Иногда он приходил ко мне со своей нотной тетрадью. В ней были записи его музыки. «Хождение по мукам Богородицы». Играл он тоже немного заикаясь, как и читал стихи. И к этому привыкла, и это стало очаровательно.
Как-то он вскользь сказал, что любит мои стихи.
– Некоторые…
Я даже в «некоторые» не поверила. Подумала: «Вот как он сегодня мило любезен».
Но вот раз, сидя у рояля, он начал вполголоса напевать. Слышу как будто что-то знакомое и не знаю что.
– Что это такое?
Он удивленно поднял брови и продолжал напевать-бормотать, аккомпанируя себе одной рукой. Слышу:
И если о любви она поет – взгляните,
Как губы у нее бледнеют и дрожат.
Должно быть, там у них, на островах Таити,
Любовь считается смертельный яд.
«Быть не может! Да ведь это мое! Значит, действительно стихи ему понравились».
Это было коротенькое стихотворение, посвященное Каза-Розе.
Быть может, родина ее на островах Таити.
Быть может, ей всегда всего пятнадцать лет…

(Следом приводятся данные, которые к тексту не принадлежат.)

#define GM_PHASE_END(MH, NH, BREG)   \
  do {                               \
    GM_BARRIER();                    \
    GM_LGKM(0);                      \
    if constexpr (FP8) GM_FENCE();   \
    GM_MFMA_WITH(MH, NH, BREG);      \
    GM_BARRIER();                    \
  } while (0)

  constexpr int kDmaA = 2, kDmaB = FP8 ? 1 : 2;
  constexpr int kFlyA = 2 * kDmaA + kDmaB, kFlyB = kDmaA + 2 * kDmaB;

  if (wr == 1) __builtin_amdgcn_s_setprio(1);
  if constexpr (EPI == GM_EPI_RESID_PRE) {
    const int col0p = tn * GM_BN + wc * 64, row0p = tm * GM_BM + wr * 128;
    const __amdgpu_buffer_rsrc_t rsp =
        __builtin_amdgcn_make_buffer_rsrc((void*)C, 0, (uint32_t)M * (uint32_t)N * 2u, 0x00020000);
#pragma unroll
    for (int i = 0; i < 4; ++i) {
      const int r = i * 8 + (lane >> 3), c = lane & 7;
      const uint32_t vo = ((uint32_t)(row0p + r) * (uint32_t)N + (uint32_t)(col0p + c * 8)) * 2u;
      __builtin_amdgcn_raw_ptr_buffer_load_lds(rsp, (gm_lds_ptr)(smem + GM_LDS_BYTES + w * 4096 + i * 1024), 16,
                                               vo, 0, 0, 0);
    }
  }
  GM_STAGE(0, GM_B0, 0);
  GM_STAGE(0, GM_A0, 0);
  GM_STAGE(0, GM_B1, 0);
  GM_STAGE(0, GM_A1, 0);
  GM_STAGE(1, GM_B0, 1);
  GM_STAGE(1, GM_A0, 1);
  GM_STAGE(1, GM_B1, 1);
  GM_VMCNT(kFlyB);
  GM_BARRIER();
  GM_READ_B0_INTO(0, bfr[0]);
  if constexpr (DIAG >= GM_DIAG_SKIP_A2 && DIAG <= GM_DIAG_NO_DMA) {
    GM_READ_A(0, 0);
    GM_READ_B(0, 1);
    GM_READ_B0_INTO(1, b0y);
  }
  if (wr == 1) GM_BARRIER();

  int t = 0;
  constexpr bool kRdA = DIAG != GM_DIAG_NO_LDS_READ;
  constexpr bool kRdA2 = DIAG != GM_DIAG_SKIP_A2 && DIAG != GM_DIAG_NO_LDS_READ;
  constexpr bool kRdB = DIAG != GM_DIAG_NO_LDS_READ;
  constexpr bool kDma = DIAG != GM_DIAG_NO_DMA && DIAG != GM_DIAG_CLOCK_NO_DMA;
#define GM_D_READ_A(ON, B, H) do { if constexpr (ON) GM_READ_A(B, H); } while (0)
#define GM_D_READ_B(B, H) do { if constexpr (kRdB) GM_READ_B(B, H); } while (0)
#define GM_D_READ_B0(B, D) do { if constexpr (kRdB) GM_READ_B0_INTO(B, D); } while (0)
#define GM_D_STAGE(B, H, K) do { if constexpr (kDma) GM_STAGE(B, H, K); } while (0)
  for (; t < nt - 2; t += 2) {
    {
      GM_D_READ_A(kRdA, 0, 0); GM_D_STAGE(1, GM_A1, t + 1); GM_VMCNT(kFlyA); GM_PHASE_END(0, 0, bfr[0]);
      GM_D_READ_B(0, 1); GM_D_STAGE(0, GM_B0, t + 2); GM_VMCNT(kFlyB); GM_PHASE_END(0, 1, bfr[1]);
      GM_D_READ_A(kRdA2, 0, 1); GM_D_STAGE(0, GM_A0, t + 2); GM_VMCNT(kFlyA); GM_PHASE_END(1, 1, bfr[1]);
      GM_D_READ_B0(1, b0y); GM_D_STAGE(0, GM_B1, t + 2); GM_VMCNT(kFlyB); GM_PHASE_END(1, 0, bfr[0]);
      GM_D_READ_A(kRdA, 1, 0); GM_D_STAGE(0, GM_A1, t + 2); GM_VMCNT(kFlyA); GM_PHASE_END(0, 0, b0y);
      GM_D_READ_B(1, 1); GM_D_STAGE(1, GM_B0, t + 3); GM_VMCNT(kFlyB); GM_PHASE_END(0, 1, bfr[1]);
      GM_D_READ_A(kRdA2, 1, 1); GM_D_STAGE(1, GM_A0, t + 3); GM_VMCNT(kFlyA); GM_PHASE_END(1, 1, bfr[1]);
      GM_D_READ_B0(0, bfr[0]); GM_D_STAGE(1, GM_B1, t + 3); GM_VMCNT(kFlyB); GM_PHASE_END(1, 0, b0y);
    }
  }
  {
      GM_READ_A(0, 0); GM_STAGE(1, GM_A1, t + 1); GM_VMCNT(kFlyA); GM_PHASE_END(0, 0, bfr[0]);
      GM_READ_B(0, 1); GM_VMCNT(kDmaA + kDmaB); GM_PHASE_END(0, 1, bfr[1]);
      GM_READ_A(0, 1); GM_VMCNT(kDmaA); GM_PHASE_END(1, 1, bfr[1]);
      GM_READ_B0_INTO(1, b0y); GM_VMCNT(0); GM_PHASE_END(1, 0, bfr[0]);
      GM_READ_A(1, 0); GM_PHASE_END(0, 0, b0y);
      GM_READ_B(1, 1); GM_PHASE_END(0, 1, bfr[1]);
      GM_READ_A(1, 1); GM_PHASE_END(1, 1, bfr[1]);
      GM_PHASE_END(1, 0, b0y);
  }
  __builtin_amdgcn_s_setprio(0);
  if (wr == 0) GM_BARRIER();
#undef GM_D_READ_A
#undef GM_D_READ_B
#undef GM_D_READ_B0
#undef GM_D_STAGE
#undef GM_PHASE_END
#undef GM_MFMA_WITH
#undef GM_READ_B0_INTO
#undef GM_READ_B
#undef GM_READ_B_INTO
#undef GM_READ_A
#undef GM_STAGE

  if (khalf >= 0 && gm_split_join(smem, acc, sp, pid - full)) return;

  if constexpr (FP8) {
    const float* csp = cs + tn * GM_BN + wc * 64 + fr;
#pragma unroll
    for (int nh = 0; nh < 2; ++nh)
#pragma unroll
      for (int n = 0; n < 2; ++n) {
        const float s = csp[nh * 32 + n * 16];
#pragma unroll
        for (int mh = 0; mh < 2; ++mh)
#pragma unroll
          for (int m = 0; m < 4; ++m) acc[mh][m][nh][n] *= s;
      }
  }

  const int row0 = tm * GM_BM + wr * 128;
  if constexpr (EPI == GM_EPI_ARGMAX || EPI == GM_EPI_SAMPLE) {
    if constexpr (EPI == GM_EPI_SAMPLE) {
      const uint32_t col = (uint32_t)(tn * GM_BN + wc * 64 + fr);
#pragma unroll
      for (int mh = 0; mh < 2; ++mh)
#pragma unroll
        for (int m = 0; m < 4; ++m) {
          const int r4 = row0 + mh * 64 + m * 16 + fq * 4;
          const gm_f32x4 it = *reinterpret_cast<const gm_f32x4*>(am.inv_temp + r4);
          const gm_u32x4 ka = *reinterpret_cast<const gm_u32x4*>(am.key + 2 * r4);
          const gm_u32x4 kb = *reinterpret_cast<const gm_u32x4*>(am.key + 2 * r4 + 4);
#pragma unroll
          for (int j = 0; j < 4; ++j) {
            const uint32_t k0 = j < 2 ? ka[2 * j] : kb[2 * j - 4];
            const uint32_t k1 = j < 2 ? ka[2 * j + 1] : kb[2 * j - 3];
            if (it[j] != 0.f) {
#pragma unroll
              for (int nh = 0; nh < 2; ++nh)
#pragma unroll
                for (int n = 0; n < 2; ++n)
                  acc[mh][m][nh][n][j] = acc[mh][m][nh][n][j] * it[j] + sn_gumbel(k0, k1, col + nh * 32 + n * 16);
            }
          }
        }
// ... 31 lines not shown
    if (tid < GM_BM) {
      const int grow = tm * GM_BM + tid;
      float v = lv[tid * 4];
      int c = lc[tid * 4];
#pragma unroll
      for (int k = 1; k < 4; ++k)
        if (lv[tid * 4 + k] > v) { v = lv[tid * 4 + k]; c = lc[tid * 4 + k]; }
      if (grow < M) {
        am.pv[(int64_t)grow * tiles_n + tn] = v;
        am.pi[(int64_t)grow * tiles_n + tn] = tn * GM_BN + c;
      }
    }
  } else if constexpr (EPI == GM_EPI_RESID) {
    float* o = reinterpret_cast<float*>(smem + w * (32 * 68 * 4));
    const int col0 = tn * GM_BN + wc * 64;
    uint2 cres[2][2][8];
#pragma unroll
    for (int mh = 0; mh < 2; ++mh)
#pragma unroll
      for (int mp = 0; mp < 2; ++mp)
#pragma unroll
        for (int it = 0; it < 8; ++it) {
          const int qd = it * 64 + lane;
          const int grow = row0 + mh * 64 + mp * 32 + (qd >> 4);
          cres[mh][mp][it] = grow < M ? *reinterpret_cast<const uint2*>(C + (int64_t)grow * N + col0 + (qd & 15) * 4)
                                      : make_uint2(0u, 0u);
        }
#pragma unroll
    for (int mh = 0; mh < 2; ++mh)
#pragma unroll
      for (int mp = 0; mp < 2; ++mp) {
#pragma unroll
        for (int mm = 0; mm < 2; ++mm)
#pragma unroll
          for (int nh = 0; nh < 2; ++nh)
#pragma unroll
            for (int n = 0; n < 2; ++n)
#pragma unroll
              for (int j = 0; j < 4; ++j)
                o[(mm * 16 + fq * 4 + j) * 68 + nh * 32 + n * 16 + fr] = acc[mh][mp * 2 + mm][nh][n][j];
        GM_LGKM(0);
        __builtin_amdgcn_wave_barrier();
#pragma unroll
        for (int it = 0; it < 8; ++it) {
          const int qd = it * 64 + lane;
          const int r = qd >> 4, c4 = qd & 15;
          const int grow = row0 + mh * 64 + mp * 32 + r;
          const gm_f32x4 v = *reinterpret_cast<const gm_f32x4*>(o + r * 68 + c4 * 4);
          if (grow < M) {
            uint2* cp = reinterpret_cast<uint2*>(C + (int64_t)grow * N + col0 + c4 * 4);
            const uint2 cr = cres[mh][mp][it];
            const float r0 = __uint_as_float(cr.x << 16) + v[0], r1 = __uint_as_float(cr.x & 0xffff0000u) + v[1];
            const float r2 = __uint_as_float(cr.y << 16) + v[2], r3 = __uint_as_float(cr.y & 0xffff0000u) + v[3];
            *cp = make_uint2((uint32_t)gm_f2bf(r0) | ((uint32_t)gm_f2bf(r1) << 16),
                             (uint32_t)gm_f2bf(r2) | ((uint32_t)gm_f2bf(r3) << 16));
          }
        }
        GM_LGKM(0);
        __builtin_amdgcn_wave_barrier();
      }
  } else if constexpr (EPI == GM_EPI_RESID_LDS || EPI == GM_EPI_RESID_PRE || EPI == GM_EPI_RESID_RMS) {
    constexpr int kPre = EPI == GM_EPI_RESID_PRE ? 4 : 0;
    uint8_t* cw = smem + w * 16384;
    uint8_t* cpre = smem + GM_LDS_BYTES + w * 4096;
    auto rowp = [&](int r) -> uint8_t* { return (kPre && r < 32) ? cpre + r * 128 : cw + r * 128; };
    const int col0 = tn * GM_BN + wc * 64;
    const __amdgpu_buffer_rsrc_t rsc =
        __builtin_amdgcn_make_buffer_rsrc((void*)C, 0, (uint32_t)M * (uint32_t)N * 2u, 0x00020000);
#pragma unroll
    for (int i = kPre; i < 16; ++i) {
      const int r = i * 8 + (lane >> 3), c = lane & 7;
      const uint32_t vo = ((uint32_t)(row0 + r) * (uint32_t)N + (uint32_t)(col0 + c * 8)) * 2u;
      __builtin_amdgcn_raw_ptr_buffer_load_lds(rsc, (gm_lds_ptr)(cw + i * 1024), 16, vo, 0, 0, 0);
    }
    GM_VMCNT(0);
    __builtin_amdgcn_wave_barrier();
#pragma unroll
    for (int mh = 0; mh < 2; ++mh)
#pragma unroll
      for (int m = 0; m < 4; ++m)
#pragma unroll
        for (int nh = 0; nh < 2; ++nh)
#pragma unroll
          for (int n = 0; n < 2; ++n)
#pragma unroll
            for (int j = 0; j < 4; ++j) {
              const int r = mh * 64 + m * 16 + fq * 4 + j;
              uint16_t* e = reinterpret_cast<uint16_t*>(rowp(r) + (nh * 32 + n * 16 + fr) * 2);
              *e = gm_f2bf(__uint_as_float((uint32_t)*e << 16) + acc[mh][m][nh][n][j]);
            }
    GM_LGKM(0);
    __builtin_amdgcn_wave_barrier();
    constexpr bool rms = EPI == GM_EPI_RESID_RMS;
    float ssq[16];
#pragma unroll
    for (int it = 0; it < 16; ++it) {
      const int qd = it * 64 + lane;
      const int r = qd >> 3, cb = qd & 7;
      const int grow = row0 + r;
      const gm_u32x4 v = *reinterpret_cast<const gm_u32x4*>(rowp(r) + cb * 16);
      if (grow < M) *reinterpret_cast<gm_u32x4*>(C + (int64_t)grow * N + col0 + cb * 8) = v;
      if constexpr (rms) {
        float q = 0.f;
#pragma unroll
        for (int e = 0; e < 4; ++e) {
          const float lo = __uint_as_float(v[e] << 16), hi = __uint_as_float(v[e] & 0xFFFF0000u);
          q += lo * lo + hi * hi;
        }
        ssq[it] = q;
      }
    }
    if constexpr (rms) {
#pragma unroll
      for (int it = 0; it < 16; ++it) {
        float q = ssq[it];
        q += __shfl_xor(q, 1, 64);
        q += __shfl_xor(q, 2, 64);
        q += __shfl_xor(q, 4, 64);
        ssq[it] = q;
      }
      GM_LGKM(0);
      __builtin_amdgcn_wave_barrier();
      float* wp = reinterpret_cast<float*>(cw);
      if ((lane & 7) == 0) {
#pragma unroll
        for (int it = 0; it < 16; ++it) wp[it * 8 + (lane >> 3)] = ssq[it];
      }
      __syncthreads();
      const int tiles_n_ = N / GM_BN;
      if (tid < 256) {
        const int hw = tid >> 7, rr = tid & 127;
        float sum = 0.f;
#pragma unroll
        for (int c = 0; c < 4; ++c) sum += reinterpret_cast<const float*>(smem + (hw * 4 + c) * 16384)[rr];
        const __amdgpu_buffer_rsrc_t prs = __builtin_amdgcn_make_buffer_rsrc(
            am.rpart + (size_t)(tm * tiles_n_ + tn) * 256, 0, 256 * 4, 0x00020000);
        __builtin_amdgcn_raw_buffer_store_b32(__float_as_uint(sum), prs, tid * 4, 0, GM_CPOL_SC1);
      }
      GM_VMCNT(0);
      __syncthreads();
      if (tid == 0)
        *reinterpret_cast<int*>(smem) = __hip_atomic_fetch_add(am.rticket + tm, 1, __ATOMIC_RELAXED,
                                                               __HIP_MEMORY_SCOPE_AGENT);
      __syncthreads();
      const int done = *reinterpret_cast<volatile int*>(smem);
      if (done == tiles_n_ - 1 && tid < 256) {
        float sum = 0.f;
        for (int t2 = 0; t2 < tiles_n_; ++t2) {
          const __amdgpu_buffer_rsrc_t prs = __builtin_amdgcn_make_buffer_rsrc(
              am.rpart + (size_t)(tm * tiles_n_ + t2) * 256, 0, 256 * 4, 0x00020000);
          sum += __uint_as_float(__builtin_amdgcn_raw_buffer_load_b32(prs, tid * 4, 0, GM_CPOL_SC1));
        }
        am.rscale[tm * 256 + tid] = rsqrtf(sum / (float)N + am.reps);
        if (tid == 0) __hip_atomic_store(am.rticket + tm, 0, __ATOMIC_RELAXED, __HIP_MEMORY_SCOPE_AGENT);
      }
    }
  } else if constexpr (EPI == GM_EPI_SWIGLU) {
    uint16_t* o = reinterpret_cast<uint16_t*>(smem + w * 8192);
    gm_f32x4 sc[2][4];
    gm_load_row_scales(rs, row0, fq, sc);
#pragma unroll
    for (int mh = 0; mh < 2; ++mh)
#pragma unroll
      for (int m = 0; m < 4; ++m)
#pragma unroll
        for (int n = 0; n < 2; ++n)
#pragma unroll
          for (int j = 0; j < 4; ++j) {
            const float g = acc[mh][m][0][n][j] * sc[mh][m][j];
            const float u = acc[mh][m][1][n][j] * sc[mh][m][j];
            const float s = g / (1.0f + __expf(-g));
            o[(mh * 64 + m * 16 + fq * 4 + j) * 32 + n * 16 + fr] = gm_f2bf(s * u);
          }
    GM_LGKM(0);
    __builtin_amdgcn_wave_barrier();
    const int F = N >> 1;
    const int col0 = tn * (GM_BN / 2) + wc * 32;
#pragma unroll
    for (int it = 0; it < 8; ++it) {
      const int qd = it * 64 + lane;
      const int r = qd >> 2, cb = qd & 3;
      const int grow = row0 + r;
      const gm_u32x4 v = *reinterpret_cast<const gm_u32x4*>(smem + w * 8192 + r * 64 + cb * 16);
      if (grow < M) *reinterpret_cast<gm_u32x4*>(C + (int64_t)grow * F + col0 + cb * 8) = v;
    }
  } else {
    uint16_t* o = reinterpret_cast<uint16_t*>(smem + w * 16384);
    gm_f32x4 sc[2][4];
    gm_load_row_scales(rs, row0, fq, sc);
#pragma unroll
    for (int mh = 0; mh < 2; ++mh)
#pragma unroll
      for (int m = 0; m < 4; ++m)
#pragma unroll
        for (int nh = 0; nh < 2; ++nh)
#pragma unroll
          for (int n = 0; n < 2; ++n)
#pragma unroll
            for (int j = 0; j < 4; ++j)
              o[(mh * 64 + m * 16 + fq * 4 + j) * 64 + nh * 32 + n * 16 + fr] =
                  gm_f2bf(acc[mh][m][nh][n][j] * sc[mh][m][j]);
    if constexpr (EPI == GM_EPI_STORE) {
      GM_LGKM(0);
      __builtin_amdgcn_wave_barrier();
      const int col0 = tn * GM_BN + wc * 64;
#pragma unroll
      for (int it = 0; it < 16; ++it) {
        const int qd = it * 64 + lane;
        const int r = qd >> 3, cb = qd & 7;
        const int grow = row0 + r;
        const gm_u32x4 v = *reinterpret_cast<const gm_u32x4*>(smem + w * 16384 + r * 128 + cb * 16);
        if (grow < M) *reinterpret_cast<gm_u32x4*>(C + (int64_t)grow * N + col0 + cb * 8) = v;
      }
    } else {
      __syncthreads();
      auto at = [&](int r, int c) -> const uint8_t* {
        return smem + ((r >> 7) * 4 + (c >> 6)) * 16384 + (r & 127) * 128 + (c & 63) * 2;
      };
      const int nq = rp.Hq / 2, nk = rp.Hkv / 2;
      if (tn < nq + nk) {
        const int hh = (tid >> 3) & 1, j = tid & 7, r0 = tid >> 4;
        int pk[8], sk[8];
#pragma unroll
        for (int k = 0; k < 8; ++k) {
          const int grow = min(tm * GM_BM + r0 + 32 * k, M - 1);
          pk[k] = rp.pos[grow];
          sk[k] = rp.slot[grow];
        }
        float4 c0[8], c1[8], s0[8], s1[8];
#pragma unroll
        for (int k = 0; k < 8; ++k) {
          const int64_t o = (int64_t)min(max(pk[k], 0), rp.max_ctx - 1) * 64 + 8 * j;
          c0[k] = *reinterpret_cast<const float4*>(rp.cos_t + o);
          c1[k] = *reinterpret_cast<const float4*>(rp.cos_t + o + 4);
          s0[k] = *reinterpret_cast<const float4*>(rp.sin_t + o);
          s1[k] = *reinterpret_cast<const float4*>(rp.sin_t + o + 4);
        }
#pragma unroll
        for (int k = 0; k < 8; ++k) {
          const int r = r0 + 32 * k;
          const int grow = tm * GM_BM + r;
          const int p = pk[k], sl = sk[k];
          if (grow >= M || (unsigned)sl >= (unsigned)rp.n_slots || (unsigned)p >= (unsigned)rp.max_ctx) continue;
          const gm_u32x4 lo = *reinterpret_cast<const gm_u32x4*>(at(r, hh * 128 + 8 * j));
          const gm_u32x4 hi = *reinterpret_cast<const gm_u32x4*>(at(r, hh * 128 + 64 + 8 * j));
          const float cc[8] = {c0[k].x, c0[k].y, c0[k].z, c0[k].w, c1[k].x, c1[k].y, c1[k].z, c1[k].w};
          const float ss[8] = {s0[k].x, s0[k].y, s0[k].z, s0[k].w, s1[k].x, s1[k].y, s1[k].z, s1[k].w};
          gm_u32x4 olo, ohi;
#pragma unroll
          for (int e = 0; e < 4; ++e) {
            const float a0 = __uint_as_float(lo[e] << 16), a1 = __uint_as_float(lo[e] & 0xffff0000u);
            const float b0 = __uint_as_float(hi[e] << 16), b1 = __uint_as_float(hi[e] & 0xffff0000u);
            const float c_0 = cc[2 * e], c_1 = cc[2 * e + 1], s_0 = ss[2 * e], s_1 = ss[2 * e + 1];
            olo[e] = (uint32_t)gm_f2bf(a0 * c_0 - b0 * s_0) | ((uint32_t)gm_f2bf(a1 * c_1 - b1 * s_1) << 16);
            ohi[e] = (uint32_t)gm_f2bf(b0 * c_0 + a0 * s_0) | ((uint32_t)gm_f2bf(b1 * c_1 + a1 * s_1) << 16);
          }
          uint16_t* dst;
          if (tn < nq) {
            dst = rp.q + (int64_t)grow * rp.Hq * 128 + (2 * tn + hh) * 128;
          } else {
            const int kvh = 2 * (tn - nq) + hh;
            dst = rp.kc + (((int64_t)sl * rp.Hkv + kvh) * rp.max_ctx + p) * 128;
          }
          *reinterpret_cast<gm_u32x4*>(dst + 8 * j) = olo;
          *reinterpret_cast<gm_u32x4*>(dst + 64 + 8 * j) = ohi;
        }
      } else {
        const int hh = (tid >> 4) & 1, cb = tid & 15, r0 = tid >> 5;
        int pk[16], sk[16];
#pragma unroll
        for (int k = 0; k < 16; ++k) {
          const int grow = min(tm * GM_BM + r0 + 16 * k, M - 1);
          pk[k] = rp.pos[grow];
          sk[k] = rp.slot[grow];
        }
        const int kvh = 2 * (tn - nq - nk) + hh;
#pragma unroll
        for (int k = 0; k < 16; ++k) {
          const int r = r0 + 16 * k;
          const int grow = tm * GM_BM + r;
          const int p = pk[k], sl = sk[k];
          if (grow >= M || (unsigned)sl >= (unsigned)rp.n_slots || (unsigned)p >= (unsigned)rp.max_ctx) continue;
          uint16_t* dst = rp.vc + (((int64_t)sl * rp.Hkv + kvh) * rp.max_ctx + p) * 128;
          *reinterpret_cast<gm_u32x4*>(dst + 8 * cb) = *reinterpret_cast<const gm_u32x4*>(at(r, hh * 128 + 8 * cb));
        }
      }
    }
  }
  if constexpr (kStamp) {
    const uint64_t st_t1 = __builtin_amdgcn_s_memtime(), st_r1 = __builtin_amdgcn_s_memrealtime();
    if (tid == 0 && am.pv != nullptr) {
      uint64_t* dbg = reinterpret_cast<uint64_t*>(am.pv) + (size_t)bid * 4;
      dbg[0] = st_t0;
      dbg[1] = st_t1;
      dbg[2] = st_r0;
      dbg[3] = st_r1;
    }
  }
}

Вот почему надет витой из тонкой нити
На смуглой ножке золотой браслет.
Мне было приятно. Я не честолюбива, и я скорее удивлялась, чем чувствовала себя польщенной, но удивление это было приятное.
О Кузмине говорили, что он кривляется, ломается, жеманничает.
В начале салонной его карьеры можно было подумать, что ломается он, вероятно, просто от смущения. Но потом, так как манера его не изменилась, уже стало ясно, что это не смущение, а манера обдуманная, которая так ясно всеми одобряется, что исправлять ее было бы непрактично. Но заикался и шепелявил он уже вполне искренне. Между прочим, тогда многие из наших поэтов были косноязычными. Это очень ярко выяснилось, когда Федор Сологуб пригласил их участвовать в представлении его пьесы. Удивительно, какая оказалась у всех каша во рту. Так, Сергей Городецкий ни за что не мог выговорить слова «волшебный». Он отчетливо говорил «ворфебный».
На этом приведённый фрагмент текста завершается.